Appelez-moi Fortunio (70)


L’homme s’y met le premier, Albert, sortant un petit calepin, vérifie et fait passer le papier à la Germaine. Celle-ci s’exécute puis, l’œil mauvais, rend le papier. Albert l’emporte et sort de la cuisine, il le range dans le bureau puis revient.
-          Bon, avant de se quitter, vous allez nous parler de la machine des Carpathes, tout de même !
-          Bof, c’est une espèce de lanterne magique qui marche au carbure. Y’a des espèces de miroirs qui tournent. On l’allume et puis ça tourne tout seul. Le vieux Rambaud nous l’avait montrée et il avait dit que cette lanterne avait été fabriquée par un lecteur du livre de Jules Verne.
-          Bien, dit Albert. Et elle est passée où, cette merveilleuse machine ?
-          Sur le perron, répond René, tu comprends bien que j’ai persuadé monsieur de ramener le matériel à la maison, enfin à l’extérieur car c’est une fabrique d’acétylène, ce truc ! Juste un mot : nous pourrions peut-être raccompagner ces messieurs-dames ? A vrai dire, pour que monsieur comprenne bien que je ne plaisantais pas, je lui ai planté un pruneau dans un pneu de sa bagnole pour éviter qu’il file en douce. On l’éclairera et on s’assurera ainsi de leur départ.
-          Eh bien, en avant pour une autre promenade nocturne, déclare Albert.
Ils sortent tous les quatre, passent à côté de la gloriette puis s’enfoncent dans les bois jusqu’au mur de clôture du parc dans lequel il y a une ouverture plus ou moins fermée d’une grille. Au-delà, on est, toujours dans un bois, sur un  chemin qui donne sur une route. Une 403 y est garée, à l’abri des regards indiscrets, prête à repartir si ce n’est une roue à plat. Le Roger, éclairé par Albert, ouvre la malle et sort cric, manivelle et roue de secours. Il lui faut une demi-heure, eu égard à la qualité du terrain, pour changer de roue. Cela fait, Albert lance la cérémonie des adieux :
-          Maintenant, madame Germaine et monsieur Roger, allez au diable et que l’on ne vous revoie plus, qu’on n’entende plus jamais parler de vous et vous seriez bien inspirés de déménager le plus loin possible, au Pôle nord ou dans le Kalahari. Allez, foutez le camp, déguerpissez !

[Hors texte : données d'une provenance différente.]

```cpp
template <typename F>
cugraph_error_code_t guarded(cugraph_error_t** error, F&& f)
{
  try {
    f();
    return CUGRAPH_SUCCESS;
  } catch (cgx::error const& e) {
    if (error) *error = reinterpret_cast<cugraph_error_t*>(new err_t{e.what()});
    return e.code;
  } catch (std::bad_alloc const& e) {
    if (error) *error = reinterpret_cast<cugraph_error_t*>(new err_t{std::string("allocation failed: ") + e.what()});
    return CUGRAPH_ALLOC_ERROR;
  } catch (std::exception const& e) {
    if (error) *error = reinterpret_cast<cugraph_error_t*>(new err_t{e.what()});
    return CUGRAPH_UNKNOWN_ERROR;
  }
}

void build_sg_graph(handle_t& h, graph_t& g, array_view_t const& src, array_view_t const& dst,
                    array_view_t const* weights, bool renumber);
adjacency_t& ensure_adjacency(handle_t& h, graph_t& g, bool transposed);
void ensure_schedule(handle_t& h, graph_t& g, adjacency_t& adj);
void renumber_ext_to_int(handle_t& h, graph_t& g, void* ids, size_t n, bool check);
void renumber_ext_to_int_unchecked(handle_t& h, graph_t& g, void* ids, size_t n);
void ensure_ext_lookup(handle_t& h, graph_t& g);
void unrenumber_int_to_ext(handle_t& h, graph_t& g, void* ids, size_t n);
std::unique_ptr<device_array_t> number_map_copy(handle_t& h, graph_t& g);
void const* out_weight_sums(handle_t& h, graph_t& g);

}
```

cugraph-forked_amd/csrc/capi_core.cpp:

```cpp
#include "capi.hpp"
#include "comm.hpp"

#include <cugraph_amd/ext.h>

#include <cstdlib>
#include <cstring>
#include <mutex>
#include <new>
#include <vector>

using namespace cgx;

namespace {

std::mutex g_stream_mutex;
std::vector<std::pair<int, hipStream_t>> g_free_streams;

void release_stream(int device, hipStream_t s)
{
  std::lock_guard<std::mutex> lk(g_stream_mutex);
  g_free_streams.emplace_back(device, s);
}

hipStream_t make_stream(int& device)
// ... 334 lines not shown
    CGX_EXPECTS(ps->type == INT32 || ps->type == INT64, CUGRAPH_UNSUPPORTED_TYPE_COMBINATION,
                "vertex type must be INT32 or INT64");
    auto g              = std::make_unique<graph_t>();
    g->vertex_type      = ps->type;
    g->edge_type        = ps->size < (size_t)INT32_MAX ? ps->type : INT64;
    g->weight_type      = pw ? pw->type : FLOAT32;
    g->weighted         = pw != nullptr;
    g->store_transposed = store_transposed == TRUE;
    g->symmetric        = properties ? properties->is_symmetric == TRUE : false;
    g->multigraph       = properties ? properties->is_multigraph == TRUE : false;
    build_sg_graph(*H(handle), *g, *ps, *pd, pw, renumber == TRUE);
    (void)check;
    *graph = reinterpret_cast<cugraph_graph_t*>(g.release());
  });
}

extern "C" void cugraph_sg_graph_free(cugraph_graph_t* graph)
{
  auto* g = G(graph);
  if (!g) return;
  (void)hipDeviceSynchronize();
  delete g;
}
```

Les deux nigauds ne se font pas prier et démarrent dans une noire fumée signée Indenor. René et Albert attendent, sur la route, de voir disparaître les feux arrière puis ils reviennent sur leurs pas en silence. Arrivés à la gloriette, René s’arrête :
-          C’est ici que les romains s’empoignèrent, mon cher Fortunio ! J’étais caché dans les fourrés épais et je n’ai pas vu nos diaboliques mettre en place la lanterne magique. Mais je les ai bien vus lorsqu’ils sont venus la récupérer et l’éteindre. Je les ai suivi, j’ai vu qu’ils entraient dans la gloriette puis le Roger est ressorti avec la machine. Je l’ai laissé partir et j’ai pénétré dans la gloriette. L’intérieur est aménagé et, je dirais, presque habitable…
-          C’est là que le vieux a terminé ses jours, coupe Albert.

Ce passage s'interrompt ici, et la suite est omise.